CONVERTING W3C GEO DATA
The W3C Geo data representation is a widely used simple representation for point data. It is a straightforward
process to convert data from this format into GeoSPARQL. It is simply a matter of concatenating the longitude and
latitude into a WKT point. If your triple store supports SPARQL 1.1, the following SPARQL CONSTRUCT query can
return a converted graph:
CONSTRUCT {
?feature a geo:Feature ;
geo:hasGeometry [
a sf:Point ;
geo:asWKT ?wkt
] .
}
WHERE {
?feature a gn:Feature ;
wgs84_pos:lat ?lat ;
wgs84_pos:long ?long .
BIND (STRDT(CONCAT("POINT(",?long, " ", ?lat, ")"),sf:WktLiteral) as
?wkt) .
}
If a SPARQL 1.1 processor is not available, this process can be executed programmatically instead.
QUERYING YOUR DATA
RETRIEVING GEOMETRIES
The most basic type of GeoSPARQL querying is simply retrieving Geometry information back from the triple store.
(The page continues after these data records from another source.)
# PrivEimantas/myFYP

Hardware: AMD Instinct MI355X
Metric: rounds/sec + wall-clock-to-target-acc, MNIST MLP FedAvg 8 peers at 1/2/4/8 MI355X (higher is better)
Workload: dtype fp32

## Files before the change

csrc/kernels/mlp_persistent.h:

```cpp
#pragma once
#include "mlp_fused.h"

struct MLPPersistBufs {
  bf16* h1x;
  bf16* w2x;
  bf16* dh2x;
  unsigned* flags;
  size_t flag_bytes;
  int* err;
  int plain_ok;
  int plain;
};

bool mlp_persistent_supported(const MLPArgs& a);
size_t mlp_persistent_bytes(int P, int Bpad);
size_t mlp_persistent_flag_bytes(int P);
int mlp_persistent_blocks(int P);
hipError_t mlp_persistent_prepare(const MLPArgs& a);
hipError_t mlp_launch_persistent_epoch(const MLPArgs& a, const MLPPersistBufs& pb, hipStream_t s, bool zero_flags = true);

struct MLPPersistF32Bufs {
  float* h1x;
  float* plx;
  float* dh2x;
  unsigned* gen;
  unsigned* flags;
  size_t flag_bytes;
  int* err;
  unsigned fbase;
  float* w2chk;
  int plain_ok;
  int plain;
  int plain_x;
  int c2_straight;
};

int mlp_plain_pub_mode();
bool mlp_persistent_f32_supported(const MLPArgs& a);
size_t mlp_persistent_f32_h1x_floats(int P, int Bpad);
size_t mlp_persistent_f32_bytes(int P, int Bpad);
size_t mlp_persistent_f32_flag_bytes(int P);
int mlp_persistent_f32_gang();
int mlp_persistent_f32_resident_capacity(const MLPArgs& a, int num_cus);
int mlp_persistent_f32_launch_wgs(const MLPArgs& a);
int mlp_persistent_f32_ks(const MLPArgs& a);
int mlp_persistent_f32_variant(const MLPArgs& a);
int mlp_persistent_f32_flags_per_peer();
void mlp_persistent_f32_flag_layout(int* line, int* lines_per_peer, int* full_lines);
hipError_t mlp_persistent_f32_prepare(const MLPArgs& a);
hipError_t mlp_launch_persistent_f32_epoch(const MLPArgs& a, const MLPPersistF32Bufs& pb, hipStream_t s, bool zero_flags = true,
                                           const int* active = nullptr);
void mlp_launch_eval_f32(const MLPArgs& a, int max_rows, hipStream_t s);
```

csrc/kernels/mlp_persistent_f32.hip:

```cpp
#include <atomic>

#include "mlp_persistent.h"
#include "persist_common.h"
#include "mlp_f32_common.h"

bool mlp_f32v2_supported(const MLPArgs& a);
size_t mlp_f32v2_lds(const MLPArgs& a);
size_t mlp_f32v2_bytes(int P, int Bpad);
int mlp_f32v2_launch_wgs();
int mlp_f32v2_resident_capacity(const MLPArgs& a, int num_cus);
hipError_t mlp_f32v2_prepare(const MLPArgs& a);
void mlp_f32v2_launch(const MLPArgs& a, const MLPPersistF32Bufs& pb, hipStream_t s);

#ifdef MLP_STAMPS
__device__ unsigned long long g_p32_stamps[2][128][10];
__device__ unsigned long long g_p32_epoch[4];
#define P32_STAMP(role, t, i)                                                                    \
  do {                                                                                           \
    if (p == 0 && threadIdx.x == 0 && (t) < 128) g_p32_stamps[role][t][i] = wall_clock64(); \
  } while (0)
#define P32_ESTAMP(i)                                        \
  do {                                                       \
    if (p == 0 && threadIdx.x == 0) g_p32_epoch[i] = wall_clock64(); \
  } while (0)
#define P32_STAMP_W1(t, i)                                                                   \
  do {                                                                                       \
    if (p == 0 && threadIdx.x == 64 && (t) < 128) g_p32_stamps[0][t][i] = wall_clock64(); \
  } while (0)
extern "C" int mlp_debug_persistent_f32_stamps(void* out) {
  return hipMemcpyFromSymbol(out, HIP_SYMBOL(g_p32_stamps), sizeof(g_p32_stamps)) == hipSuccess ? 0 : 1;
}
extern "C" int mlp_debug_persistent_f32_epoch_stamps(void* out) {
  return hipMemcpyFromSymbol(out, HIP_SYMBOL(g_p32_epoch), sizeof(g_p32_epoch)) == hipSuccess ? 0 : 1;
}
#else
#define P32_STAMP(role, t, i) \
  do {                        \
  } while (0)
#define P32_ESTAMP(i) \
  do {                \
  } while (0)
#define P32_STAMP_W1(t, i) \
  do {                     \
  } while (0)
#endif

__device__ int g_plain_seen[64];

namespace {

using persist::al16;
using persist::gu32;
using persist::row_max16;
using persist::row_min16;
using persist::row_sum16;
using namespace f32k;

constexpr int SMR = 2;
constexpr int LDT_PAD = 16;
constexpr int NCG = 16;
constexpr int NH = 8;
constexpr int KSMAX = 8;
constexpr int KSLAB = KSMAX + 1;
__host__ __device__ constexpr int ng_of(int KS) { return NCG * KS; }
__host__ __device__ constexpr int roles_of(int KS) { return NCG * KS + NH; }
__host__ __device__ constexpr bool xr_of(int KS, bool RH) { return KS > 1 && !RH; }
__host__ __device__ constexpr int ppl_of(int KS, bool RH = false) { return RH ? (KS == 1 ? 8 : 4) : 8 / KS; }
__host__ __device__ constexpr int grid_of(int KS, bool RH, int nr) { return RH ? ppl_of(KS, true) * nr : 8 * (NCG + NH); }
__host__ __device__ inline int kpart_begin(int ks1, int KS, int kh) { return (kh * ks1) / KS; }
constexpr int F_H1 = 0;
constexpr int F_H1P = NCG;
constexpr int F_PL = NCG + NCG * KSMAX, F_DH2 = F_PL + NH, F_DONE = F_DH2 + NH;
constexpr int FPP = F32_FPP;
constexpr int F_XCC = F32_FPP - 5;
static_assert(F_DONE + NCG * KSMAX + NH <= F_XCC, "layout-1 flags fit the shared block");
static_assert(roles_of(KSMAX) <= 5 * 32, "XCC report slots");
constexpr int F3_DH2 = NCG * KSMAX;
constexpr int F3_W2 = F3_DH2 + 4;
constexpr int F3_HP = F3_W2 + NCG;
constexpr int F3_DONE = F3_HP + 4;
static_assert(F3_DONE + NCG * KSMAX + 4 <= F_XCC, "layout-3 flags fit the shared block");
__host__ __device__ constexpr int nhr_of(int BP) { return BP / 16; }
__host__ __device__ constexpr int roles3_of(int KS, int BP) { return NCG * KS + nhr_of(BP); }
constexpr int HPW = 16 * PD2 + PD2 + 16;
__host__ __device__ inline size_t v3_extra_floats(int P) { return (size_t)P * PD2 * PD1 + (size_t)P * 2 * 4 * HPW; }
constexpr int KS1_MAX = 25;
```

To do this, you simply need to form a SPARQL query in the same ontology as the data was inserted:
SELECT ?wkt
WHERE {
ex:Monument1 geo:hasGeometry ?g .
?g geo:askWKT ?wkt .
}
TOPOLOGICAL RELATIONSHIPS
With GeoSPARQL, you can also do topological comparisons between geometries. There are three ways to do this.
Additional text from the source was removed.